Spring Semester 2004


Lecture Notes One: HTML, Apache, HTTP and Unix

Do you Yahoo?

Behind every web address stands a web server, likely an Apache web server, perhaps running under Unix. For every browser request, the reply comes encoded in HTML: the hypertext markup language that allows seamless interconnection of information over the network.

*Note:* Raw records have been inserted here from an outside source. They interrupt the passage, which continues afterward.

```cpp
inline CPoint point_at(const DevCtx &c, size_t i) { CPoint p; memcpy(p.b, c.h_points + 32 * i, 32); return p; }
// ... 165 lines not shown
        std::vector<std::pair<const char *, size_t>> sched;
        auto sumcheck_sched = [&](size_t rounds, size_t ne) {
            sched.push_back({"blinds_poly", rounds}); sched.push_back({"blinds_evals", rounds});
            for (size_t j = 0; j < rounds; j++) { sched.push_back({"d_vec", ne}); sched.push_back({"r_delta", 1}); sched.push_back({"r_beta", 1}); }
        };
        auto drawn = [&] { size_t n = 0; for (auto &e : sched) n += e.second; return n; };
        sched.push_back({"poly_blinds", Lsz});
        off_sc1 = drawn(); sumcheck_sched(nrx, 4);
        for (const char *l : {"Az_blind", "Bz_blind", "Cz_blind", "prod_Az_Bz_blind", "t1", "t2", "b1", "b2", "b3", "b4", "b5", "r"}) sched.push_back({l, 1});
        off_sc2 = drawn(); sumcheck_sched(nry, 3);
        sched.push_back({"blind_eval", 1}); sched.push_back({"d", 1}); sched.push_back({"r_delta", 2});
        sched.push_back({"blinds_vec_1", 2 * lgR}); sched.push_back({"blinds_vec_2", 2 * lgR}); sched.push_back({"r", 1});
        tape.prefetch(sched);
    }
    std::vector<Fr> blinds_vars = tape.random_vector("poly_blinds", Lsz);
    OTTI_HIP(hipMemcpyAsync(S.blinds.p, blinds_vars.data() + rk * Ll, Ll * sizeof(Fr), hipMemcpyHostToDevice, c.stream));
    {
        uint32_t hbase = g.pc_n.h;
        dev_msm_rows(c, DG, {.rows = Ll, .extra_s = S.blinds.p, .extra_base = &hbase, .n_extra = 1, .addend = rows_kept ? wit.rows_kept.p : c.msm_keep.p});
        OTTI_HIP(hipEventRecord(c.ev0, c.stream));
        if (!sh && wit.products_kept_for(I))
            for (int k = 0; k < 3; k++) OTTI_HIP(hipMemcpyAsync(S.T[1 + k].p, wit.prod_abc[k].p, N * sizeof(Fr), hipMemcpyDeviceToDevice, c.stream));
        else dev_spmv3(c, rows_set, wit.z.p, S.T[1].p, S.T[2].p, S.T[3].p, false, nullptr);
        { RandomTape::Cursor c1(tape, off_sc1), c2(tape, off_sc2); sumcheck_draw_tape(early1, c1, nrx, 4); sumcheck_draw_tape(early2, c2, nry, 3); }
        round_points = precompute_round_points_launch(c, DG, g, early1, early2, S.pre);
        OTTI_HIP(hipEventSynchronize(c.ev0));
        P.comm_vars.resize(Lsz);
        static_assert(sizeof(CPoint) == 32, "CPoint is 32 packed bytes");
        if (sh) sh->allgather(c.h_points, Ll * 32, P.comm_vars.data());
        else for (size_t i = 0; i < Lsz; i++) P.comm_vars[i] = point_at(c, i);
        tr.append_message("poly_commitment", "poly_commitment_begin", 21);
        for (auto &cp : P.comm_vars) tr.append_point("poly_commitment_share", cp.b);
        tr.append_message("poly_commitment", "poly_commitment_end", 19);
    }
// ... 240 lines not shown
```

Before: 386.4 million.

## Add fused commit-tail kernel for blind term plus kept row sums

Adds a dedicated k_commit_tail kernel that, for each row, adds the blind scalar times the hiding base to the kept MSM row sum and encodes the point in one launch. The prover uses it in place of a second generic msm_rows pass when there are many rows, reading the blinds from pinned host memory instead of an explicit copy. The MSM row kernel also gets a quad-lane cooperative tree reduction, and when there is a single chunk it writes kept results straight into the keep buffer, dropping a device-to-device copy. Optional timestamp probes are added as well. The risk is mainly more code paths, and the device reading blinds over the host link.

```diff
diff --git a/include/otti_spartan.h b/include/otti_spartan.h
--- a/include/otti_spartan.h
+++ b/include/otti_spartan.h
@@ -161,6 +161,7 @@
 int32_t otti_k_sc_quad_fold_round(const uint8_t *h_A, const uint8_t *h_B, size_t len, const uint8_t *h_r, uint8_t *h_out2, uint8_t *h_e2, float *kernel_ms);
 int32_t otti_k_armed_selftest(const uint8_t *A, const uint8_t *B, size_t len, const uint8_t *r, uint32_t hold_us, uint8_t *out2, uint8_t *e2);
 int32_t otti_k_msm_rows(otti_gens *gens, const uint8_t *h_Z, size_t L, size_t R, const uint8_t *h_blinds, uint8_t *h_out32, float *kernel_ms);
+int32_t otti_k_commit_rows_two_step(otti_gens *gens, const uint8_t *h_Z, size_t L, size_t R, const uint8_t *h_blinds, uint8_t *h_out32, float *kernel_ms);
 int32_t otti_k_msm_scatter_rows(otti_gens *gens, size_t L, const uint64_t *h_idx, const uint8_t *h_s, size_t count,
                                 uint8_t *h_out32, float *kernel_ms);
 int32_t otti_k_witness_diff(const uint8_t *h_old, size_t n, const void *h_src, int32_t format, size_t stride_bytes, uint8_t *h_new,
diff --git a/otti_amd/api.py b/otti_amd/api.py
--- a/otti_amd/api.py
+++ b/otti_amd/api.py
@@ -160,6 +160,7 @@
 _sig("otti_k_sc_quad_fold_round", _i32, _vp, _vp, _sz, _vp, _vp, _vp, _fp)
 _sig("otti_k_armed_selftest", _i32, _vp, _vp, _sz, _vp, ctypes.c_uint32, _vp, _vp)
 _sig("otti_k_msm_rows", _i32, _vp, _vp, _sz, _sz, _vp, _vp, _fp)
+_sig("otti_k_commit_rows_two_step", _i32, _vp, _vp, _sz, _sz, _vp, _vp, _fp)
 _sig("otti_k_row_sum", _i32, _vp, _sz, _vp, _vp)
 _sig("otti_k_msm_scatter_rows", _i32, _vp, _sz, _vp, _vp, _sz, _vp, _fp)
 _sig("otti_k_witness_diff", _i32, _vp, _sz, _vp, _i32, _sz, _vp, _vp, _vp, ctypes.POINTER(_u64), ctypes.POINTER(ctypes.c_uint32), _fp)
@@ -1074,6 +1075,14 @@
         return out, ms.value
 
     @staticmethod
+    def commit_rows_two_step(gens, Z, L, R, blinds):
+        Z, blinds = _scalars(Z, "Z"), _scalars(blinds, "blinds")
+        assert Z.shape[0] == L * R and blinds.shape[0] == L
+        out = np.zeros((L, 32), dtype=np.uint8); ms = ctypes.c_float(0)
+        _check(lib.otti_k_commit_rows_two_step(gens._h, _ptr(Z), L, R, _ptr(blinds), _ptr(out), ctypes.byref(ms)))
+        return out, ms.value
+
+    @staticmethod
     def eq_pyramid(r):
         r = _scalars(r, "r"); n = r.shape[0]
         out = np.zeros(((2 << n) - 1, 32), dtype=np.uint8)
diff --git a/otti_amd/csrc/capi_kernels.cpp b/otti_amd/csrc/capi_kernels.cpp
--- a/otti_amd/csrc/capi_kernels.cpp
+++ b/otti_amd/csrc/capi_kernels.cpp
@@ -273,6 +273,23 @@
         c.sync(); memcpy(out32, c.h_points, 32 * L); return OTTI_OK;
     });
 }
+int32_t otti_k_commit_rows_two_step(otti_gens *gens, const uint8_t *Z, size_t L, size_t R, const uint8_t *blinds, uint8_t *out32, float *ms) {
+    return guarded([&] {
+        DevCtx &c = DevCtx::get(); Gens &g = *gens->g;
+        if (!Z || !blinds || !out32 || !L) throw Error(OTTI_ERR_BAD_ARG, "null argument or no rows");
+        if (R != g.R) throw Error(OTTI_ERR_BAD_ARG, "row length differs from the generator count");
+        ensure_gens_device(g);
+        Staged z(c, Z, L * R), bl(c, blinds, L);
+        uint32_t hb = g.pc_n.h;
+        const bool sparse = dev_small_fraction(c, z.d.p, L * R) > kSparseWitness;
+        KTimer t(c, ms);
+        dev_msm_rows(c, *g.dev, {.dense = z.d.p, .n_dense = R, .rows = L, .mode = MSM_KEEP, .sparse = sparse});
+        if (L > kHostEncodeRows) dev_commit_tail(c, *g.dev, bl.d.p, hb, c.msm_keep.p, L);
+        else dev_msm_rows(c, *g.dev, {.rows = L, .extra_s = bl.d.p, .extra_base = &hb, .n_extra = 1, .addend = c.msm_keep.p});
+        t.stop();
+        c.sync(); memcpy(out32, c.h_points, 32 * L); return OTTI_OK;
+    });
+}
 
 int32_t otti_k_msm_scatter_rows(otti_gens *gens, size_t L, const uint64_t *idx, const uint8_t *s, size_t count, uint8_t *out32, float *ms) {
     return guarded([&] {
diff --git a/otti_amd/csrc/device.h b/otti_amd/csrc/device.h
--- a/otti_amd/csrc/device.h
+++ b/otti_amd/csrc/device.h
@@ -271,6 +271,7 @@
 double dev_small_fraction(DevCtx &c, const Fr *z, size_t n);
 void dev_msm_scatter(DevCtx &c, const DeviceGens &g, const uint64_t *d_idx, const Fr *d_s, size_t count, size_t R, Pt *rows, size_t L);
 void dev_encode_points(DevCtx &c, const Pt *pts, size_t n, uint8_t *d_out32);
+void dev_commit_tail(DevCtx &c, const DeviceGens &g, const Fr *blinds, uint32_t base, const Pt *addend, size_t rows);
 void dev_poly_bound(DevCtx &c, const Fr *Z, size_t L, size_t R, const Fr *Lv, Fr *out, Fr *scratch );
 bool dev_poly_bound_chunks(DevCtx &c, const Fr *Z, size_t L, size_t R, const Fr *Lv_rest, size_t m, Fr *out, Fr *scratch );
 void dev_dot(DevCtx &c, const Fr *a, const Fr *b, size_t n, int slot);
diff --git a/otti_amd/csrc/k_msm.hip b/otti_amd/csrc/k_msm.hip
--- a/otti_amd/csrc/k_msm.hip
+++ b/otti_amd/csrc/k_msm.hip
@@ -39,6 +39,28 @@
     if (limb < 8) x |= (uint64_t)src9[limb + 1] << 32;
     return (int)((uint32_t)(x >> off) & ((1u << c) - 1u)) - (1 << (c - 1));
 }
+__device__ __forceinline__ F10 msm_tree256(const P10 &acc, P10 *sm) {
+    const F10 d2 = f10_const(fp_2D());
+    const int t = threadIdx.x, q = t & 3, qid = t >> 2;
+    if (t >= kBlock / 2) sm[t - kBlock / 2] = acc;
+    __syncthreads();
+    if (t < kBlock / 2) sm[t] = p10_add(acc, sm[t], d2);
+    __syncthreads();
+    F10 *const smf = reinterpret_cast<F10 *>(sm);
+    F10 a = smf[4 * qid + q];
+    const F10 b = smf[4 * (qid + kBlock / 4) + q];
+    __syncthreads();
+    a = q10_add_cached(a, q10_cached(q10_u(b, q), q, d2), q);
+#pragma unroll 1
+    for (int sft = kBlock / 8; sft >= 1; sft >>= 1) {
+        const F10 ua = q10_u(a, q);
+        F10 *const level = smf + 4 * (sft - 1) + q;
+        if (qid >= sft && qid < 2 * sft) level[4 * (qid - sft)] = q10_cached(ua, q, d2);
+        __syncthreads();
+        if (qid < sft) a = q10_add_cached_u(ua, level[4 * qid], q);
+    }
+    return a;
+}
 enum { MSM_BULK = 0, MSM_SMALL = 1, MSM_BULK_SPARSE = 2 };
 template <int kKind> __global__ __launch_bounds__(kBlock) void k_msm_rows(MsmArgs A) {
     static_assert(kKind == MSM_BULK || kKind == MSM_BULK_SPARSE, "small launches use k_msm_small");
@@ -51,6 +73,8 @@
     const size_t j0 = (size_t)chunk_id * A.chunk;
     const uint32_t n_here = (uint32_t)min((size_t)A.chunk, A.n_dense - j0);
     const uint32_t n_ex = chunk_id == 0 ? (uint32_t)A.n_extra : 0u;
+    const bool stamp0 = A.stamps && threadIdx.x == 0 && blockIdx.x == 0 && blockIdx.y == 0;
+    if (stamp0) A.stamps[0] = wall_clock64();
     if (threadIdx.x < 8) s_base[threadIdx.x] = A.extra_base[threadIdx.x];
     __syncthreads();
     P9 acc9 = p9_identity();
@@ -74,6 +98,7 @@
             }
             if (threadIdx.x == 0) s_count = 0;
             __syncthreads();
+            if (stamp0 && !sub0) A.stamps[1] = wall_clock64();
             for (uint32_t it = 0; it < iters; it++) {
                 const uint32_t t = (uint32_t)tl + it * (uint32_t)A.lanes;
                 bool nz = false;
@@ -112,6 +137,7 @@
                 recode_scalar(s_raw + t * 9, sc, A.K);
             }
             __syncthreads();
+            if (stamp0 && !sub0) A.stamps[1] = wall_clock64();
             if (tl < A.lanes)
                 for (uint32_t t = tl; t < n_tot; t += A.lanes) {
                     const int d = recoded_digit(s_raw + t * 9, w, A.c);
@@ -126,15 +152,10 @@
         }
     }
     __syncthreads();
-    P10 acc = p10_unpack(p9_pack(acc9));
-    const F10 d2 = f10_const(fp_2D());
-    for (int sft = kBlock / 2; sft >= 1; sft >>= 1) {
-        if ((int)threadIdx.x >= sft && (int)threadIdx.x < 2 * sft) sm[threadIdx.x - sft] = acc;
-        __syncthreads();
-        if ((int)threadIdx.x < sft) acc = p10_add(acc, sm[threadIdx.x], d2);
-        __syncthreads();
-    }
-    if (threadIdx.x == 0) A.partial[row * A.nchunks + chunk_id] = p10_pack(acc);
+    if (stamp0) A.stamps[2] = wall_clock64();
+    const F10 sum = msm_tree256(p10_unpack(p9_pack(acc9)), sm);
+    if (threadIdx.x < 4) reinterpret_cast<Fp *>(&A.partial[row * A.nchunks + chunk_id])[threadIdx.x] = f10_pack(sum);
+    if (stamp0) A.stamps[3] = wall_clock64();
 }
 
 constexpr int kMsmScatterSub = 256;
@@ -405,6 +426,69 @@
     KScope ks(c, KC_MSM_FINISH);
     hipLaunchKernelGGL(k_encode_points, (unsigned)((n + 63) / 64), 64, 0, c.stream, pts, (const Pt *)nullptr, n, d_out32, (uint8_t *)nullptr);
 }
+constexpr int kTailBlock = 64, kTailQuads = kTailBlock / 4;
+struct CommitTailArgs { const TabEntry *column; int c, W; uint32_t E; uint32_t K[9]; const Fr *blinds; const Pt *addend; size_t rows; uint8_t *out32, *host32; };
+__global__ __launch_bounds__(kTailBlock) void k_commit_tail(CommitTailArgs A) {
+    __shared__ uint32_t s_raw[kTailQuads][9];
+    const int q = threadIdx.x & 3, qid = threadIdx.x >> 2;
+    const size_t row = (size_t)blockIdx.x * kTailQuads + qid;
+    const bool live = row < A.rows;
+    if (live && q == 0) recode_scalar(s_raw[qid], A.blinds[row], A.K);
+    __syncthreads();
+    if (!live) return;
+    const uint32_t *mine = s_raw[qid];
+    const Fp kept_w = reinterpret_cast<const Fp *>(&A.addend[row])[q];
+    F10 acc = q10_identity(q);
+    Fp nxt; bool nxt_have = false, nxt_neg = false;
+    auto fetch = [&](int w) {
+        const int d = recoded_digit(mine, w, A.c);
+        nxt_have = d != 0;
+        if (!nxt_have) return;
+        nxt_neg = d < 0;
+        const Niels *e = &A.column[(size_t)w * A.E + ((uint32_t)(d < 0 ? -d : d) - 1)].n;
+        if (q < 3) nxt = reinterpret_cast<const Fp *>(e)[q == 2 ? 2 : (((q == 0) != nxt_neg) ? 1 : 0)];
+    };
+    fetch(0);
+#pragma unroll 1
+    for (int w = 0; w < A.W; w++) {
+        const Fp cur = nxt; const bool have = nxt_have, neg = nxt_neg;
+        if (w + 1 < A.W) fetch(w + 1);
+        if (!have) continue;
+        F10 v;
+        if (q == 3) { v = f10_zero(); v.v[0] = 2; }
+        else { v = f10_unpack(cur); if (q == 2 && neg) v = f10_carry(f10_neg(v)); }
+        acc = q10_add_cached(acc, v, q);
+    }
+    const F10 kept = f10_unpack(kept_w);
+    acc = q10_add_cached(acc, q10_cached(q10_u(kept, q), q, f10_const(fp_2D())), q);
+    P10 p;
+    p.X = f10_quad_perm<F10_QP(0, 0, 0, 0)>(acc); p.Y = f10_quad_perm<F10_QP(1, 1, 1, 1)>(acc);
+    p.Z = f10_quad_perm<F10_QP(2, 2, 2, 2)>(acc); p.T = f10_quad_perm<F10_QP(3, 3, 3, 3)>(acc);
+    uint8_t enc[32]; p10_encode(enc, p);
+    if (q) return;
+    uint32_t *o = (uint32_t *)(A.out32 + 32 * row), *h = A.host32 ? (uint32_t *)(A.host32 + 32 * row) : nullptr;
+    for (int k = 0; k < 8; k++) {
+        const uint32_t wd = (uint32_t)enc[4 * k] | ((uint32_t)enc[4 * k + 1] << 8) | ((uint32_t)enc[4 * k + 2] << 16) | ((uint32_t)enc[4 * k + 3] << 24);
+        o[k] = wd;
+        if (h) h[k] = wd;
+    }
+}
+void dev_commit_tail(DevCtx &c, const DeviceGens &g, const Fr *blinds, uint32_t base, const Pt *addend, size_t rows) {
+    if (!rows) return;
+    if (!blinds || !addend || base >= g.nbases) throw Error(OTTI_ERR_INTERNAL, "commit tail: no blinds, no kept sums, or a base beyond the table");
+    c.ensure_points(rows, 1);
+    CommitTailArgs A;
+    A.column = g.entry0(base); A.c = g.c; A.W = g.W; A.E = (uint32_t)g.E;
+    msm_recoding_constant(A.K, g.c, g.W);
+    A.blinds = blinds; A.addend = addend; A.rows = rows; A.out32 = c.d_points.p; A.host32 = c.d_points_host;
+    {
+        KScope ks(c, KC_MSM_FINISH);
+        hipLaunchKernelGGL(k_commit_tail, (unsigned)((rows + kTailQuads - 1) / kTailQuads), kTailBlock, 0, c.stream, A);
+    }
+    if (!c.d_points_host) OTTI_HIP(hipMemcpyAsync(c.h_points, c.d_points.p, rows * 32, hipMemcpyDeviceToHost, c.stream));
+    c.pending_host_encode = 0;
+    c.msm_mail.h_pts_order = ++c.msm_mail.order;
+}
 __global__ __launch_bounds__(kBlock) void k_count_small(const Fr *z, size_t n, unsigned long long *count) {
     unsigned mine = 0;
     for (size_t i = blockIdx.x * (size_t)blockDim.x + threadIdx.x; i < n; i += (size_t)gridDim.x * blockDim.x) {
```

Not all HTML is typed by humans, some HTML pages are the output of programs written by humans. But the encoding is always the same. This class introduces you to Unix, HTML, and the Apache web server. At the end of this week you should be able to:

We start with HTML. To learn HTML you don't need a network connection. You only need a browser. (So one other key question becomes: do you know your browser?) We start with a review of basic HTML, which we summarize below.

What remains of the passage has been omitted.